1. Yes, I made that up, but Dunning-Kruger tells me I’m probably right.  Or maybe I am just overconfident in my knowledge of human behavior…

2. Red team is sexy, and exposing sysadmins to those tactics may cause a precipitous drop in the number of sysadmins and a sudden glut of penetration testers. Caveat Emptor.

Hardware Messes As An Opportunity

I’ve been in IT for a long time.  I’ve designed and build datacenters and I’ve created network operations teams.  Not so long ago, the thought of moving my organization’s sensitive data and servers to some 3rd party was a laughable joke to me.  But times have changed, and I hope that I’ve changed some, too.

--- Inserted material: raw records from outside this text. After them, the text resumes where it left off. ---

float vh_bspline_eps(int max_spans) {
    float eps = 100.0f * FLT_EPSILON;
    while ((float)max_spans == (float)max_spans - eps) eps *= 10.0f;
    return eps;
// ... 1185 lines not shown
                                                   int64_t VS, int rsh, const float *T,
                                                   int64_t tbuf, int64_t tcap, DevLevel lv,
                                                   DevLevel lvo, int bo_mode, N4State *st,
                                                   double *part, int32_t c0, int conv_mode,
                                                   float *D) {
    extern __shared__ __attribute__((aligned(16))) float4 sW[];
    __shared__ double s_sd[VH_TPB / 64], s_sd2[VH_TPB / 64];
    __shared__ uint32_t s_max[VH_TPB / 64], s_min[VH_TPB / 64];
    const int32_t c = c0 + blockIdx.x;
    const int64_t b = cvol[c];
    if (!st[b].active) return;
    float4 *sWo = sW + R;
    int *sB = reinterpret_cast<int *>(sW + 2 * R);
    int *sBo = sB + R;
    const int ncx = lv.ax[0].ncp, ncxo = lvo.ax[0].ncp;
    for (int x = threadIdx.x; x < R; x += VH_TPB) {
        sW[x] = *reinterpret_cast<const float4 *>(lv.ax[0].w + 4 * x);
        sB[x] = lv.ax[0].base[x];
        sWo[x] = *reinterpret_cast<const float4 *>(lvo.ax[0].w + 4 * x);
        sBo[x] = lvo.ax[0].base[x];
    }
    const int64_t j0 = (int64_t)(c - cp[b]) * N4_CH;
    const int n = (int)(sc[b].n_mask1 - j0 < N4_CH ? sc[b].n_mask1 - j0 : N4_CH);
    const int64_t f = sc[b].first_masked;
    const int first = f < 0 ? -1 : (int)(((f / CZ) << rsh) | (f % CZ));
    const float *Lb = L0 + b * VS + j0;
    float *Ub = U + b * VS + j0;
    float *Db = D + b * VS + j0;
    const int32_t *Rb = ridx + b * VS + j0;
    const int tl = st[b].tlast;
    const __amdgpu_buffer_rsrc_t rTn = __builtin_amdgcn_make_buffer_rsrc(
        (void *)(T + (tl ^ 1) * tbuf + b * tcap), 0, (int)(tcap * 4), 0x00020000);
    const __amdgpu_buffer_rsrc_t rTo = __builtin_amdgcn_make_buffer_rsrc(
        (void *)(T + tl * tbuf + b * tcap), 0, (int)(tcap * 4), 0x00020000);
    int rr[N4_VPT];
    float la[N4_VPT];
#pragma unroll
    for (int k = 0; k < N4_VPT; ++k) {
        const int j = threadIdx.x + k * VH_TPB;
        const bool ok = j < n;
        rr[k] = ok ? Rb[j] : -1;
        la[k] = ok ? Lb[j] : 0.0f;
    }
    __syncthreads();
    double sd = 0.0, sd2 = 0.0;
    uint32_t kmax = 0u, kmin = 0xffffffffu;
    const int cmask = (1 << rsh) - 1;
#pragma unroll
    for (int h = 0; h < N4_VPT; h += 4) {
        float4 tn[4], to[4];
#pragma unroll
        for (int k = 0; k < 4; ++k) {
            const int r = rr[h + k];
            const int x = r < 0 ? 0 : r >> rsh;
            const int64_t col = r & cmask;
            const uint32_t on = r < 0 ? VH_OOB : (uint32_t)((col * ncx + sB[x]) * 4);
            const uint32_t oo = (r < 0 || !bo_mode) ? VH_OOB : (uint32_t)((col * ncxo + sBo[x]) * 4);
            const auto vn = __builtin_amdgcn_raw_buffer_load_b128(rTn, (int)on, 0, 0);
            const auto vo = __builtin_amdgcn_raw_buffer_load_b128(rTo, (int)oo, 0, 0);
            tn[k] = make_float4(__uint_as_float(vn[0]), __uint_as_float(vn[1]),
                                __uint_as_float(vn[2]), __uint_as_float(vn[3]));
            to[k] = make_float4(__uint_as_float(vo[0]), __uint_as_float(vo[1]),
                                __uint_as_float(vo[2]), __uint_as_float(vo[3]));
        }
#pragma unroll
        for (int k = 0; k < 4; ++k) {
            const int r = rr[h + k];
            if (r < 0) continue;
            const int x = r >> rsh;
            const int j = threadIdx.x + (h + k) * VH_TPB;
            const float4 w = sW[x], t = tn[k];
            const float bn = ((w.x * t.x + w.y * t.y) + w.z * t.z) + w.w * t.w;
            float bo = 0.0f;
            if (bo_mode) {
                const float4 wo = sWo[x], q = to[k];
                bo = ((wo.x * q.x + wo.y * q.y) + wo.z * q.z) + wo.w * q.w;
            }
            const float u = la[h + k] - bn;
            Ub[j] = u;
            if (conv_mode == 0) {
                Db[j] = bo - bn;
            } else {
                const double d = (double)expm1c(bo - bn);
                sd += d;
                sd2 = fma(d, d, sd2);
            }
            const uint32_t key = f2key(u);
            kmax = key > kmax ? key : kmax;
            if (r == first) st[b].u_first = u;
            else kmin = key < kmin ? key : kmin;
        }
    }
    for (int off = 32; off > 0; off >>= 1) {
        sd += __shfl_down(sd, off, 64);
        sd2 += __shfl_down(sd2, off, 64);
    }
    kmax = wave_max_u32(kmax);
    kmin = wave_min_u32(kmin);
    const int w = threadIdx.x >> 6;
    if ((threadIdx.x & 63) == 0) {
        s_sd[w] = sd;
        s_sd2[w] = sd2;
        s_max[w] = kmax;
        s_min[w] = kmin;
    }
    __syncthreads();
    if (threadIdx.x == 0) {
        double a = 0.0, a2 = 0.0;
        uint32_t mx = 0u, mn = 0xffffffffu;
        for (int i = 0; i < VH_TPB / 64; ++i) {
            a += s_sd[i];
            a2 += s_sd2[i];
            mx = s_max[i] > mx ? s_max[i] : mx;
            mn = s_min[i] < mn ? s_min[i] : mn;
        }
        part[(int64_t)c * 2] = a;
        part[(int64_t)c * 2 + 1] = a2;
        if (mx) atomicMax(&st[b].umax_key, mx);
        if (mn != 0xffffffffu) atomicMin(&st[b].umin_key, mn);
    }
}

#define WF_PROD 4
#define WF_TPB (64 * chain_waves(WF_PROD))
__global__ void __launch_bounds__(WF_TPB) k_n4_welford(const float *D, const int32_t *perm,
                                                                  int64_t VS, const VolScalars *sc,
                                                                  N4State *st, int64_t vol0) {
    __shared__ ChainSlot slots[CH_SLOTS];
    __shared__ ChainState cs;
    const int64_t b = vol0 + blockIdx.x;
    if (!st[b].active) return;
    chain_reset(slots, &cs);
    __syncthreads();
    const int64_t n = sc[b].n_mask1;
    const int w = threadIdx.x >> 6, pid = chain_prod_id(w);
    if (w == 0) chain_wave_mu(n, slots, &cs);
    else if (w == 1) chain_wave_sig(n, slots, &cs);
    else if (pid >= 0 && pid < WF_PROD)
        chain_wave_prod(D + b * VS, perm + b * VS, n, slots, &cs, pid, WF_PROD);
    __syncthreads();
    if (threadIdx.x == 0) st[b].conv_w = cs.conv;
}

__global__ void __launch_bounds__(PC_TPB) k_n4_pcw(const float *D, const int32_t *perm, float *Pbuf,
                                                   int64_t VS, const VolScalars *sc, N4State *st,
                                                   int64_t vol0, float skip_thresh) {
    extern __shared__ __attribute__((aligned(16))) char smem[];
    const int64_t b = vol0 + blockIdx.x;
    if (!st[b].active) return;
    PcShared<PC_TPB> &S = *reinterpret_cast<PcShared<PC_TPB> *>(smem);
    __shared__ ChainState ch;
    const float *const Db = D + b * VS;
    const int32_t *const pb = perm + b * VS;
    pcw_run<PC_TPB>([=](int64_t r) { return Db[pb[r]]; }, Pbuf + b * VS, sc[b].n_mask1, S, ch, 1,
            reinterpret_cast<double *>(const_cast<float *>(Db)), (int)(VS / 2), skip_thresh, nullptr,
            false, st[b].iters == 1 || st[b].pc_pre != 0);
    if (threadIdx.x == 0) {
        st[b].conv_w = ch.conv;
        st[b].pc_pre = S.xdone == 4 * 1 + 1;
        st[b].conv_bound = S.xdone == 4 * 1 + 1 || S.xdone == 4 * 1 + 3;
    }
}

In the past year, we have seen a spate of significant hardware vulnerabilities, from embedded debug ports, to Meltdown/Spectre, to vulnerable lights out management interfaces, and now the news about TLBleed.  I suspect that each new hardware vulnerability identified creates incentive for other smart people to start looking form more.  And it appears that there is no near term end of hardware bugs to find.

In the aftermath of Meltdown/Spectre, I wrote a bit about the benefits of cloud, specifically that most cloud providers had already implemented mitigations by the time news of the vulnerabilities became public.  There seems to be many benefits of moving infrastructure to cloud, but TLBleed seems like another example of those benefits because we can transfer the capital costs of procuring replacement servers to our providers, if necessary.  (note: I am not convinced TLBleed is an issue that rises to that level of importance) We do, however, need to ensure that the provider has taken the appropriate steps to address the problems.